# hey I have a ?



## Hotshotnissan (May 10, 2003)

i was wanting to know something this be dumb or whatever........... the pulleys are good for the car i heard a shop saying something and not being to good does anyone know the downside to this or even the up side pleas post thanks....


----------



## Psch91 (May 18, 2002)

http://www.nissanperformancemag.com/january02/ur.shtml


----------



## zeno (Sep 17, 2002)

Another write-up if you aren't convinced.

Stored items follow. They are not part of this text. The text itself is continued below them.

template <int DCH, bool LG>
__device__ __forceinline__ void store_row(const RowEpilogue& ep, int row, int lane16, const float4 (&sum)[DCH]) {
    if (DCH == 1 && LG) {
        const size_t off = (size_t)row * 16 + lane16;
        const float4 y = f4_scale(ep.alpha, sum[0]);
        const float4 g = reinterpret_cast<const float4*>(ep.ego)[off];
        const float dot = row16_sum(f4_dot(y, g));
        const float ne = fmaxf(sqrtf(row16_sum(f4_dot(y, y))), 1e-8f);
        const float ng = fmaxf(sqrtf(row16_sum(f4_dot(g, g))), 1e-8f);
        const float w = dot / (ne * ng);
        const float4 o = f4_scale(w, y);
        if (ep.Y) reinterpret_cast<float4*>(ep.Y)[off] = y;
        reinterpret_cast<float4*>(ep.scaled)[off] = o;
        if (lane16 == 0) ep.w_out[row] = w;
        if (ep.acc_out)
            reinterpret_cast<float4*>(ep.acc_out)[off] =
                ep.acc_in ? f4_add(reinterpret_cast<const float4*>(ep.acc_in)[off], o) : o;
        return;
    }
#pragma unroll
    for (int ch = 0; ch < DCH; ++ch) {
// ... 49 lines not shown
    const int lane16 = threadIdx.x & 15, g = threadIdx.x >> 4;
#pragma unroll
    for (int ch = 0; ch < DCH; ++ch) {
        float4 t = f4_zero();
        for (int c = c0 + g; c < c1; c += 16) {
            const float4* src = reinterpret_cast<const float4*>(partials) + (size_t)c * (16 * DCH) + ch * 16 + lane16;
            t = f4_add(t, COHERENT ? ld_coherent(src) : *src);
        }
        red[g][ch * 16 + lane16] = t;
    }
    __syncthreads();
    if (g == 0) {
        float4 r[DCH];
#pragma unroll
        for (int ch = 0; ch < DCH; ++ch) {
            r[ch] = red[0][ch * 16 + lane16];
#pragma unroll
            for (int k = 1; k < 16; ++k) r[ch] = f4_add(r[ch], red[k][ch * 16 + lane16]);
        }
        store_row<DCH, LG>(ep, row, lane16, r);
    }
}

template <int DCH, bool LG>
__global__ __launch_bounds__(256) void spmm_rows_kernel(
    const int32_t* __restrict__ rowptr, const int32_t* __restrict__ colidx,
    const float* __restrict__ vals, const float* __restrict__ X, RowEpilogue ep, int n_rows,
    int long_t, int rows_per_group, const int32_t* __restrict__ long_rows,
    const int32_t* __restrict__ long_chunk_ptr, int n_long, int n_chunks,
    float* __restrict__ partials, int32_t* __restrict__ tickets) {
    __shared__ float4 red[16][16 * DCH];
    __shared__ int s_last;
    const int lane16 = threadIdx.x & 15;
    const int g = threadIdx.x >> 4;
    const float4* X4 = reinterpret_cast<const float4*>(X);
    if ((int)blockIdx.x < n_chunks) {
        const int chunk = blockIdx.x;
        int lo = 0, hi = n_long;
        while (hi - lo > 1) {
            const int mid = (lo + hi) >> 1;
            if (long_chunk_ptr[mid] <= chunk) lo = mid; else hi = mid;
        }
        const int row = long_rows[lo];
        const int cs = rowptr[row] + (chunk - long_chunk_ptr[lo]) * MMREC_SPMM_CHUNK;
        const int ce = min(cs + MMREC_SPMM_CHUNK, rowptr[row + 1]);
        float4 acc[DCH];
#pragma unroll
        for (int ch = 0; ch < DCH; ++ch) acc[ch] = f4_zero();
        for (int base = cs + g * 16; base < ce; base += 256)
            gather_span<DCH>(colidx, vals, X4, base, min(base + 16, ce), lane16, acc);
#pragma unroll
        for (int ch = 0; ch < DCH; ++ch) red[g][ch * 16 + lane16] = acc[ch];
        __syncthreads();
// ... 12 lines not shown
                for (int ch = 0; ch < DCH; ++ch) {
                    float4* dst = reinterpret_cast<float4*>(partials) + (size_t)chunk * (16 * DCH) + ch * 16 + lane16;
                    if (tickets) st_coherent(dst, t[ch]); else *dst = t[ch];
                }
            }
        }
        const int c0 = long_chunk_ptr[lo], c1 = long_chunk_ptr[lo + 1];
        if (!tickets || c1 - c0 == 1) return;
        if (threadIdx.x < 64) {
            __atomic_signal_fence(__ATOMIC_SEQ_CST);
            __builtin_amdgcn_s_waitcnt(0);
            __atomic_signal_fence(__ATOMIC_SEQ_CST);
            __builtin_amdgcn_fence(__ATOMIC_RELEASE, "workgroup");
            if (threadIdx.x == 0)
                s_last = __hip_atomic_fetch_add(tickets + lo, 1, __ATOMIC_RELAXED, __HIP_MEMORY_SCOPE_AGENT) == c1 - c0 - 1;
        }
        __syncthreads();
        if (!s_last) return;
        __builtin_amdgcn_fence(__ATOMIC_ACQUIRE, "workgroup");
        reduce_long_row<DCH, true, LG>(partials, c0, c1, row, ep, red);
        if (threadIdx.x == 0) __hip_atomic_store(tickets + lo, 0, __ATOMIC_RELAXED, __HIP_MEMORY_SCOPE_AGENT);
        return;
    }
    const int row0 = ((int)blockIdx.x - n_chunks) * 16 * rows_per_group + g;
#pragma unroll 1
    for (int i = 0; i < rows_per_group; ++i) {
        const int row = row0 + i * 16;
        if (row >= n_rows) break;
        const int s = rowptr[row], e = rowptr[row + 1];
        if (e - s > long_t) continue;
        float4 acc[DCH];
#pragma unroll
        for (int ch = 0; ch < DCH; ++ch) acc[ch] = f4_zero();
        gather_span<DCH>(colidx, vals, X4, s, e, lane16, acc);
        store_row<DCH, LG>(ep, row, lane16, acc);
    }
}

template <int DCH, bool LG>
__global__ __launch_bounds__(256) void spmm_long_reduce_kernel(
    const int32_t* __restrict__ long_rows, const int32_t* __restrict__ long_chunk_ptr, int n_long,
    const float* __restrict__ partials, RowEpilogue ep) {
    __shared__ float4 red[16][16 * DCH];
    const int i = blockIdx.x;
    const int c0 = long_chunk_ptr[i], c1 = long_chunk_ptr[i + 1];
    if (c1 - c0 <= 1) return;
    reduce_long_row<DCH, false, LG>(partials, c0, c1, long_rows[i], ep, red);
}

template <int DCH, bool LG = false>
void launch_spmm(hipStream_t s, int blocks, int nch, const int32_t* rowptr, const int32_t* colidx,
                 const float* vals, const float* X, const RowEpilogue& ep, int n_rows, int long_t,
                 int rows_per_group, const int32_t* long_rows, const int32_t* long_chunk_ptr, int n_long,
                 float* partials, int32_t* tickets) {
    hipLaunchKernelGGL((spmm_rows_kernel<DCH, LG>), dim3(blocks + nch), dim3(256), 0, s, rowptr, colidx, vals, X,
                       ep, n_rows, long_t, rows_per_group, long_rows, long_chunk_ptr, n_long, nch, partials, tickets);
    if (!tickets && n_long > 0 && nch > n_long)
        hipLaunchKernelGGL((spmm_long_reduce_kernel<DCH, LG>), dim3(n_long), dim3(256), 0, s, long_rows,
                           long_chunk_ptr, n_long, partials, ep);
}

__global__ __launch_bounds__(256) void cos_scale_fwd_kernel(const float* __restrict__ E,
                                                            const float* __restrict__ Ego,
                                                            float* __restrict__ Out,
                                                            float* __restrict__ W,
                                                            float* __restrict__ acc, int n_rows) {
    const int lane16 = threadIdx.x & 15;
    const int row = blockIdx.x * 16 + (threadIdx.x >> 4);
    if (row >= n_rows) return;
    const size_t off = (size_t)row * 16 + lane16;
    const float4 e = reinterpret_cast<const float4*>(E)[off];
    const float4 g = reinterpret_cast<const float4*>(Ego)[off];
    const float dot = row16_sum(f4_dot(e, g));
    const float ne = fmaxf(sqrtf(row16_sum(f4_dot(e, e))), 1e-8f);
    const float ng = fmaxf(sqrtf(row16_sum(f4_dot(g, g))), 1e-8f);
    const float w = dot / (ne * ng);
    const float4 o = f4_scale(w, e);
    reinterpret_cast<float4*>(Out)[off] = o;
    if (lane16 == 0) W[row] = w;
// ... 8 lines not shown
    if (row >= n_rows) return;
    const size_t off = (size_t)row * 16 + lane16;
    const float4 e = reinterpret_cast<const float4*>(E)[off];
    const float4 g = reinterpret_cast<const float4*>(Ego)[off];
    const float4 d = reinterpret_cast<const float4*>(dOut)[off];
    const float w = W[row];
    const float ne_raw = sqrtf(row16_sum(f4_dot(e, e)));
    const float ng_raw = sqrtf(row16_sum(f4_dot(g, g)));
    const float ne = fmaxf(ne_raw, 1e-8f), ng = fmaxf(ng_raw, 1e-8f);
    const float dw = row16_sum(f4_dot(d, e));
    const float inv = 1.0f / (ne * ng);
    const float ce = (ne_raw > 1e-8f) ? w / (ne * ne) : 0.f;
    const float cg = (ng_raw > 1e-8f) ? w / (ng * ng) : 0.f;
    float4 de = f4_scale(w, d);
    de = f4_fma(dw * inv, g, de);
    de = f4_fma(-dw * ce, e, de);
    reinterpret_cast<float4*>(dE)[off] = de;
    float4 dg = reinterpret_cast<float4*>(dEgo)[off];
    dg = f4_fma(dw * inv, e, dg);
    dg = f4_fma(-dw * cg, g, dg);
    reinterpret_cast<float4*>(dEgo)[off] = dg;
}

}

extern "C" int mmrec_spmm_csr_f32(const int32_t* rowptr, const int32_t* colidx, const float* vals,
                                  const float* X, float* Y, const float* Z, const float* acc_in,
                                  float* acc_out, int32_t n_rows, int32_t d, float alpha, float beta,
                                  float acc_scale, int32_t long_row_threshold,
                                  const int32_t* long_rows, const int32_t* long_chunk_ptr,
                                  int32_t n_long, int32_t n_chunks, float* partials, int32_t* long_tickets,
                                  mmrec_stream_t stream) {
    const bool narrow = d == 8 || d == 16 || d == 32;
    if (!narrow && (d <= 0 || d % MMREC_EMB_DIM || d / MMREC_EMB_DIM > 6)) return MMREC_ERR_UNSUPPORTED;
    if (n_rows < 0 || n_long < 0 || n_chunks < 0 || long_row_threshold < 0) return MMREC_ERR_BAD_ARG;
    if (n_rows == 0) return 0;
    if (!rowptr || !X || (!Y && !acc_out)) return MMREC_ERR_BAD_ARG;
    if (acc_out && !acc_in) return MMREC_ERR_BAD_ARG;
    if (n_long > 0 && (!long_rows || !long_chunk_ptr || !partials || n_chunks <= 0))
        return MMREC_ERR_BAD_ARG;
    if (Y == X || acc_out == X) return MMREC_ERR_BAD_ARG;
    if (narrow)
        return spmm_narrow_launch(rowptr, colidx, vals, X, Y, Z, acc_in, acc_out, n_rows, d, alpha, beta, acc_scale,
                                  n_long > 0 ? long_row_threshold : INT32_MAX, long_rows, long_chunk_ptr, n_long,
                                  n_long > 0 ? n_chunks : 0, partials, mmrec_stream(stream));
    RowEpilogue ep{Z, Y, acc_in, acc_out, alpha, Z ? beta : 0.f, acc_scale, nullptr, nullptr, nullptr};
// ... 51 lines not shown
                                           const float* X, float* Y, const float* ego, float* scaled, float* w,
                                           const float* acc_in, float* acc_out, int32_t n_rows, int32_t d,
                                           int32_t long_row_threshold, const int32_t* long_rows,
                                           const int32_t* long_chunk_ptr, int32_t n_long, int32_t n_chunks,
                                           float* partials, int32_t* long_tickets, mmrec_stream_t stream) {
    if (d != MMREC_EMB_DIM) return MMREC_ERR_UNSUPPORTED;
    if (n_rows < 0 || n_long < 0 || n_chunks < 0 || long_row_threshold < 0) return MMREC_ERR_BAD_ARG;
    if (n_rows == 0) return 0;
    if (!rowptr || !X || !ego || !scaled || !w) return MMREC_ERR_BAD_ARG;
    if (n_long > 0 && (!long_rows || !long_chunk_ptr || !partials || n_chunks <= 0)) return MMREC_ERR_BAD_ARG;
    if (Y == X || scaled == X || acc_out == X) return MMREC_ERR_BAD_ARG;
    RowEpilogue ep{nullptr, Y, acc_in, acc_out, 1.f, 0.f, 1.f, ego, scaled, w};
    hipStream_t s = mmrec_stream(stream);
    const int rows_per_group = MMREC_SPMM_RPG(n_rows);
    const int blocks = (n_rows + 16 * rows_per_group - 1) / (16 * rows_per_group);
    const int long_t = n_long > 0 ? long_row_threshold : INT32_MAX;
    const int nch = n_long > 0 ? n_chunks : 0;
    int32_t* tickets = n_long > 0 ? long_tickets : nullptr;
    launch_spmm<1, true>(s, blocks, nch, rowptr, colidx, vals, X, ep, n_rows, long_t, rows_per_group, long_rows,
                         long_chunk_ptr, n_long, partials, tickets);
    MMREC_RETURN_LAUNCH_STATUS();
}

http://www.se-r.net/car_info/engine_performance_tuning.html#Unorthodox Racing Underdrive Pulleys


----------



## barnoun (May 7, 2002)

Changing the crank pulley is only bad for engines that have the harmonic damper integrated into the stock pulley. Our nissan engines are balanced and don't have a damper on the crank pulley. Therefore, we can change the crank pulley and no harm is done


----------



## Hotshotnissan (May 10, 2003)

nice, good cuz I really wanted to get the set of the pulleys.Where can I get them for a good $ thanks for the replys


----------



## Asleep (Jan 19, 2003)

i used the SWA pulley on mine. the stock for an altima crank pulley ( im told ) is about 9 pounds and the SWA pulley weighs in at 1.2 lbs. on the dyno, this pulley added more hp than the UR pulley to the tune of 8-10 hp at the wheels. im very happy, you can tell a difference when you turn the a/c on, theres almost no drop in power and the car pulls effortlessly off the line. i love it, and i recommend one for you too.


----------



## Hotshotnissan (May 10, 2003)

does that work the 200sx se-r and if so where can i get it (swa)


----------



## zeno (Sep 17, 2002)

NOPI has the best price I have found. The 2 piece set is about $230. Group buys are also pretty common, you may be able to get in on one to reduce the price or you could always start one on your own. 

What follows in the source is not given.